### Problem to solve
Search the records that follow and extract every line containing the string "include".

### Data shown

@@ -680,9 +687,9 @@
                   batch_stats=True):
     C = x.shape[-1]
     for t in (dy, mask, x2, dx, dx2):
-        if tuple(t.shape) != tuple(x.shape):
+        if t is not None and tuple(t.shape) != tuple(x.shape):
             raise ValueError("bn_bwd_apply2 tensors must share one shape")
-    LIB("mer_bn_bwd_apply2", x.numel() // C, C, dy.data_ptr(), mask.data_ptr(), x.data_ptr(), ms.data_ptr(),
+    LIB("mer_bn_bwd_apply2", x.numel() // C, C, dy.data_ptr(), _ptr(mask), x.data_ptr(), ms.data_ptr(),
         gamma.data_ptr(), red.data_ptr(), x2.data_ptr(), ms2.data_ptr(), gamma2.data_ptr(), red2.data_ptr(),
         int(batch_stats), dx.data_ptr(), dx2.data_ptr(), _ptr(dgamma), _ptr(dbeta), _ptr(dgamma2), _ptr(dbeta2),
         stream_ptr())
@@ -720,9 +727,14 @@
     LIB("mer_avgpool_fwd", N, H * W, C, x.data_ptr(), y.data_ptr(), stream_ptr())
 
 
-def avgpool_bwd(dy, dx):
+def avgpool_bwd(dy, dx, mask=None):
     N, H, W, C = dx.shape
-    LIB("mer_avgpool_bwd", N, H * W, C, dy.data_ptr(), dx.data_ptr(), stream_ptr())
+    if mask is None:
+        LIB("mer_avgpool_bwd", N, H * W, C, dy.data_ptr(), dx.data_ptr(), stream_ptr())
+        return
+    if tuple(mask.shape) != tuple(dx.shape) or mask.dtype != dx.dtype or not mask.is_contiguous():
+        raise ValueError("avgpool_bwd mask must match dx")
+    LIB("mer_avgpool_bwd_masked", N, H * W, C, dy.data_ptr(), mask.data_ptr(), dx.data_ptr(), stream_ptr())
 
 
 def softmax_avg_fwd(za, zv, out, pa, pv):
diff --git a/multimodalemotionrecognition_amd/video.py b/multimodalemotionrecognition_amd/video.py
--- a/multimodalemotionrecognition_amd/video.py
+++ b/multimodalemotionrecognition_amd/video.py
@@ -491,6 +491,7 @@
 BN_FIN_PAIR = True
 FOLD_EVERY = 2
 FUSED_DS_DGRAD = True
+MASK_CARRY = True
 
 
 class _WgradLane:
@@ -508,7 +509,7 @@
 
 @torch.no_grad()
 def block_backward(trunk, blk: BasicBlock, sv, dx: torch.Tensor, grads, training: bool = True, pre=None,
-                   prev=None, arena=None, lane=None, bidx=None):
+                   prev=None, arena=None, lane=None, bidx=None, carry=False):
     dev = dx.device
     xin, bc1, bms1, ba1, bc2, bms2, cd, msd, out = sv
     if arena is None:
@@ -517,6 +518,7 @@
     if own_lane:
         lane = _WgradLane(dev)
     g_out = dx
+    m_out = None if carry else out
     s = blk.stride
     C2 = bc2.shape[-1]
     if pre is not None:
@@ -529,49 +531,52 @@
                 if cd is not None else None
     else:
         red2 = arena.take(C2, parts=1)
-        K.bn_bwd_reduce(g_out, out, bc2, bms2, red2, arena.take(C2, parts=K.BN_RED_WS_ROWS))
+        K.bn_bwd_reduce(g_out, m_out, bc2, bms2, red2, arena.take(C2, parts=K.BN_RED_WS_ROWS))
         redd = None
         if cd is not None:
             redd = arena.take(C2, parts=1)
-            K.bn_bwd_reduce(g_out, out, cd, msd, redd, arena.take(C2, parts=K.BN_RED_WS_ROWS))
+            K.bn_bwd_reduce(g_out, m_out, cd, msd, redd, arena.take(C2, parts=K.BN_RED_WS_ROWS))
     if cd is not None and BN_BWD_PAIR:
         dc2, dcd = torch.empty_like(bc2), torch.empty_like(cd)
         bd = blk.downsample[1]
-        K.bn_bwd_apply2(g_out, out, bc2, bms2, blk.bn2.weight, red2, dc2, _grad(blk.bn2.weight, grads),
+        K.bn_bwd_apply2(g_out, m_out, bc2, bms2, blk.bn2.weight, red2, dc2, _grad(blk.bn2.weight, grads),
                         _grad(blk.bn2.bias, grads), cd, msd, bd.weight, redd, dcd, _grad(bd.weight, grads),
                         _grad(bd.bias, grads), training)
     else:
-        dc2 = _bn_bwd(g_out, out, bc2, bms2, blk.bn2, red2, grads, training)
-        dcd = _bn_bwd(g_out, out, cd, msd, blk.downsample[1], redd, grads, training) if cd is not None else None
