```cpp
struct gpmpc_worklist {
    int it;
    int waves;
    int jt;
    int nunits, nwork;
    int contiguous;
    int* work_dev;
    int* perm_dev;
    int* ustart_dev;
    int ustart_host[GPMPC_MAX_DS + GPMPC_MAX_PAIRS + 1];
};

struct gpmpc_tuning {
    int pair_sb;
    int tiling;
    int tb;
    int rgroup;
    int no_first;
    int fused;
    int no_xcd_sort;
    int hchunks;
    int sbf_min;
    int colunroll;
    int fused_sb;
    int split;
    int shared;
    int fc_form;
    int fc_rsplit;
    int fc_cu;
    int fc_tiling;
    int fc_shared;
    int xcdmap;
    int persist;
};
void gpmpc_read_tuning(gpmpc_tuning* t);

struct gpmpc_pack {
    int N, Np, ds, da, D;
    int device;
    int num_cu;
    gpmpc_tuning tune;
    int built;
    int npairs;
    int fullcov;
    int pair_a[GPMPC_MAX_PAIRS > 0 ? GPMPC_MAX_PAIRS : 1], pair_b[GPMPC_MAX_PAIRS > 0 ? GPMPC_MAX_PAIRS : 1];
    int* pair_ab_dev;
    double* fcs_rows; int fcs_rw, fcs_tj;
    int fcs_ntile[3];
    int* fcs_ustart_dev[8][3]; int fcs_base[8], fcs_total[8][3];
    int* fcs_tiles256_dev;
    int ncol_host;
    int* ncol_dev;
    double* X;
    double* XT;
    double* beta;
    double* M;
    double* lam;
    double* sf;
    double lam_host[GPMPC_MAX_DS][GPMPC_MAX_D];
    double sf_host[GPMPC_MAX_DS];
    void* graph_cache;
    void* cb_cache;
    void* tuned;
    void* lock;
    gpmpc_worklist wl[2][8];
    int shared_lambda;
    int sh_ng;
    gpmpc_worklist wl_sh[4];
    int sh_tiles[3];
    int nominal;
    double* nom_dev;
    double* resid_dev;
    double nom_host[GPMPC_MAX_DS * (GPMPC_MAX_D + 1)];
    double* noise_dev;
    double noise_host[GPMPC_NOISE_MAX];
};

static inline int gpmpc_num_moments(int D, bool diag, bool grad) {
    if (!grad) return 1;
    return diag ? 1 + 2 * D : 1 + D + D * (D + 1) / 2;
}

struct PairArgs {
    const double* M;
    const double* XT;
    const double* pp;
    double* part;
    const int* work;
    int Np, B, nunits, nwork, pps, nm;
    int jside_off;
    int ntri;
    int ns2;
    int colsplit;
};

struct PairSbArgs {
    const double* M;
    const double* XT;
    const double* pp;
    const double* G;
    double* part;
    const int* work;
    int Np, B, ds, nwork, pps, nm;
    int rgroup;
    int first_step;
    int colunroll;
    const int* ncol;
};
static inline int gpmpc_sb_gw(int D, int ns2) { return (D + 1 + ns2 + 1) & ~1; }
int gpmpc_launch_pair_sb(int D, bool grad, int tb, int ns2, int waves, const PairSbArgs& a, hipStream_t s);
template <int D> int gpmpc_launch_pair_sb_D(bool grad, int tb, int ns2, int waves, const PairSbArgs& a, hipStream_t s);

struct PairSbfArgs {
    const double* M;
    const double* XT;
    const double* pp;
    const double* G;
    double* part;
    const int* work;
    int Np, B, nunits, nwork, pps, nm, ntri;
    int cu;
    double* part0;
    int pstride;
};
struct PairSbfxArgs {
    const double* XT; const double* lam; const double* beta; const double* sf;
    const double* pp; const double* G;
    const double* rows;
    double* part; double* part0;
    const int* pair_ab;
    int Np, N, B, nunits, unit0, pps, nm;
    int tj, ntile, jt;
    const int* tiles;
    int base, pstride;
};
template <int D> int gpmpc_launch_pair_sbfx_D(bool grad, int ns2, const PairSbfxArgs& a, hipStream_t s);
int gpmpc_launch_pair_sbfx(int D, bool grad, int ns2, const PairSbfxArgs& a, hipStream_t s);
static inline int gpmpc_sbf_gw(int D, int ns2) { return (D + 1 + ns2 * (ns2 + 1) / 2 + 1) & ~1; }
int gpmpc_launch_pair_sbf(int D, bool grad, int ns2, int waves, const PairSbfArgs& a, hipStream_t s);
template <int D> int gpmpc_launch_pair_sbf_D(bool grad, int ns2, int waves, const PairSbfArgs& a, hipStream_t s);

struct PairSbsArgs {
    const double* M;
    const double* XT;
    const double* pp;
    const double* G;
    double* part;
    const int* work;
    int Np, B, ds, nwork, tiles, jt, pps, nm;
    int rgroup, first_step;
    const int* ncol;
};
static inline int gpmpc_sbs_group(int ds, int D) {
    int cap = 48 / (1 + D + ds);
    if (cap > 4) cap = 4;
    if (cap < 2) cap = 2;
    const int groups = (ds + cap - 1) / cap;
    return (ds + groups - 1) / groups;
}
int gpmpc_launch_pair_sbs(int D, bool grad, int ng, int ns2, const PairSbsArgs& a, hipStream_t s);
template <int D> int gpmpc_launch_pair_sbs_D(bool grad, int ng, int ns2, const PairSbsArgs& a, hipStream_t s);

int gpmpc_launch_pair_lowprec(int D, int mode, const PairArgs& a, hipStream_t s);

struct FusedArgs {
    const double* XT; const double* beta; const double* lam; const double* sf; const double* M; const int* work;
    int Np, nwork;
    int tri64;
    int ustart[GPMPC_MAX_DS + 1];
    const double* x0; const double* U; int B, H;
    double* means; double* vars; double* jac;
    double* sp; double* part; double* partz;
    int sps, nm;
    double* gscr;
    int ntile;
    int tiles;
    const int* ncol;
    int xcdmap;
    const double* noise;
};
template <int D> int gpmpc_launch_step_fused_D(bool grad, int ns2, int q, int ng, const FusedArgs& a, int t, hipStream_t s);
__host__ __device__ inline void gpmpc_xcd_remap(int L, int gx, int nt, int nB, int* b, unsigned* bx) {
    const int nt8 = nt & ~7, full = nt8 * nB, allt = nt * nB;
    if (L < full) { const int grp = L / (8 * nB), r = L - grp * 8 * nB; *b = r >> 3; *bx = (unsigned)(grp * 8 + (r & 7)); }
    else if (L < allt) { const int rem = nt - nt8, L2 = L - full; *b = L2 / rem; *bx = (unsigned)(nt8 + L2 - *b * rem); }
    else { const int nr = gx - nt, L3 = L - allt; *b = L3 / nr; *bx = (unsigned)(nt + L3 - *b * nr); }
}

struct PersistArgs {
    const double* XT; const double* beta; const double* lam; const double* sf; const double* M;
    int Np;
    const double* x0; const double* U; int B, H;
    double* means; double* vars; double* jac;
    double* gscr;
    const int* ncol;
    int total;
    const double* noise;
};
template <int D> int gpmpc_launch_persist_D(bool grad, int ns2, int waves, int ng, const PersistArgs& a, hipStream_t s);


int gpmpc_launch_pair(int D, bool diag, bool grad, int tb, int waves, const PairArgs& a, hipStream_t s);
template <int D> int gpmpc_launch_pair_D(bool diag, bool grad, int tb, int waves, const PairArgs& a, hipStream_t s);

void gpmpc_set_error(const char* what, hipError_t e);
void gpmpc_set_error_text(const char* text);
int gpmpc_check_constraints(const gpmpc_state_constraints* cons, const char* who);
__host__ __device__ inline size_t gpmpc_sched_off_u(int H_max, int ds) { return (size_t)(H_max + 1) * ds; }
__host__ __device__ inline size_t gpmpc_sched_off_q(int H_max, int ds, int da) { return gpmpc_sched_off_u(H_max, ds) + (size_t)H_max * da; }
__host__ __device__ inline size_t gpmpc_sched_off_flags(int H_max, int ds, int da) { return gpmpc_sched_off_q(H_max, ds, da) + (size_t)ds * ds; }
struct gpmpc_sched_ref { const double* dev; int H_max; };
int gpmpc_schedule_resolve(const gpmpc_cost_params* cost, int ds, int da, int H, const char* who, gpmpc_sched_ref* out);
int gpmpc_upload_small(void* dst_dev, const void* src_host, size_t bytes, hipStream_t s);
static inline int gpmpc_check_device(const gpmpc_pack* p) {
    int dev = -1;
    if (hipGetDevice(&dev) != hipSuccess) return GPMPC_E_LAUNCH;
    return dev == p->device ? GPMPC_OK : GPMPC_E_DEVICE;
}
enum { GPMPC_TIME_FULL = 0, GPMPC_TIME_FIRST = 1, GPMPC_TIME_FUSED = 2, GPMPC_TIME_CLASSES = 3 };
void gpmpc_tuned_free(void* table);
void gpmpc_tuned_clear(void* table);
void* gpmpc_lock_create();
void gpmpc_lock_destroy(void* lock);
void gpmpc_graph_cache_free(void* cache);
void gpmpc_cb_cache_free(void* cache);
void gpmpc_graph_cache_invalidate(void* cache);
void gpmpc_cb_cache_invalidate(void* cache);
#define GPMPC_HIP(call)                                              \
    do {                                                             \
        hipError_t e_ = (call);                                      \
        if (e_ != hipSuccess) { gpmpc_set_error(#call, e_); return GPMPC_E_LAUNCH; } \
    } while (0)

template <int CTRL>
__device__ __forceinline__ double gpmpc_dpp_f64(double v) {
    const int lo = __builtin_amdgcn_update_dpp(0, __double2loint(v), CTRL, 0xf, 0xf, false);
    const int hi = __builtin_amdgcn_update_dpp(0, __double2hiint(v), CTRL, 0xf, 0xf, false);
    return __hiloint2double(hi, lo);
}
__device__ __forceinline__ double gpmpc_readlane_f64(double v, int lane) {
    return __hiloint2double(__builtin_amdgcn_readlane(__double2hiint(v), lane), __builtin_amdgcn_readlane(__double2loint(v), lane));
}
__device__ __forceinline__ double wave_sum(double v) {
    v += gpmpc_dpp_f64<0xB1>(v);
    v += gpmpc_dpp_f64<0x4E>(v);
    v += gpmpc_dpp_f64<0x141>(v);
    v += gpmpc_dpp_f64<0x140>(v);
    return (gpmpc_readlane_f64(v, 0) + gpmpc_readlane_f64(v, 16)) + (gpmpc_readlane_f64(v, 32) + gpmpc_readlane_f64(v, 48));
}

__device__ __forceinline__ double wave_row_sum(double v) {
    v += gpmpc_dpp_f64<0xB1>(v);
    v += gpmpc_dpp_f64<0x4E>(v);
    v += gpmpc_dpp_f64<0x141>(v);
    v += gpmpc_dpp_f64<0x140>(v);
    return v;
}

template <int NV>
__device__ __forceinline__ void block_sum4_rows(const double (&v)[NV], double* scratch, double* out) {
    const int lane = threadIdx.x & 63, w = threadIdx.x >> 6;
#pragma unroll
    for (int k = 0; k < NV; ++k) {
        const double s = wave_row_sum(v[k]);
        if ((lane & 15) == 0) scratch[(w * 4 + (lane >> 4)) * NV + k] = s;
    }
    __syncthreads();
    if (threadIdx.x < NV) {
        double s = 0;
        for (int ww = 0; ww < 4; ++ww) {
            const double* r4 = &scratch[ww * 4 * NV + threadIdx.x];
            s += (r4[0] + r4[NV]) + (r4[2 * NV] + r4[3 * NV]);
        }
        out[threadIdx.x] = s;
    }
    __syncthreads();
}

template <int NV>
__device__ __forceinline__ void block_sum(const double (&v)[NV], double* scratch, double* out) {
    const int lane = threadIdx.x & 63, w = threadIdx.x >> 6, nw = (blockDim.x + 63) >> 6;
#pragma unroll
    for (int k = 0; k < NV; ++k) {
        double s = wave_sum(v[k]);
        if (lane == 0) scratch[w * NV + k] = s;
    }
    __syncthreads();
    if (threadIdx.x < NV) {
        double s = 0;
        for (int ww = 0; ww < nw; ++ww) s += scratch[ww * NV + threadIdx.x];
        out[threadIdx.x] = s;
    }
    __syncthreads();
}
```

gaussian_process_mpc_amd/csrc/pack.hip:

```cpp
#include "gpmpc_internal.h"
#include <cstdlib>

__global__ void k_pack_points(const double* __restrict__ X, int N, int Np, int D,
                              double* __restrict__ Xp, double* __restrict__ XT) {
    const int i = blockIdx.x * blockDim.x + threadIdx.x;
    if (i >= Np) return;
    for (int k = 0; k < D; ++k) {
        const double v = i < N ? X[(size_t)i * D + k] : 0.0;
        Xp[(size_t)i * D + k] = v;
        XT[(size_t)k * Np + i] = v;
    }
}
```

### Completed exercise
#include "gpmpc_internal.h"
#include <cstdlib>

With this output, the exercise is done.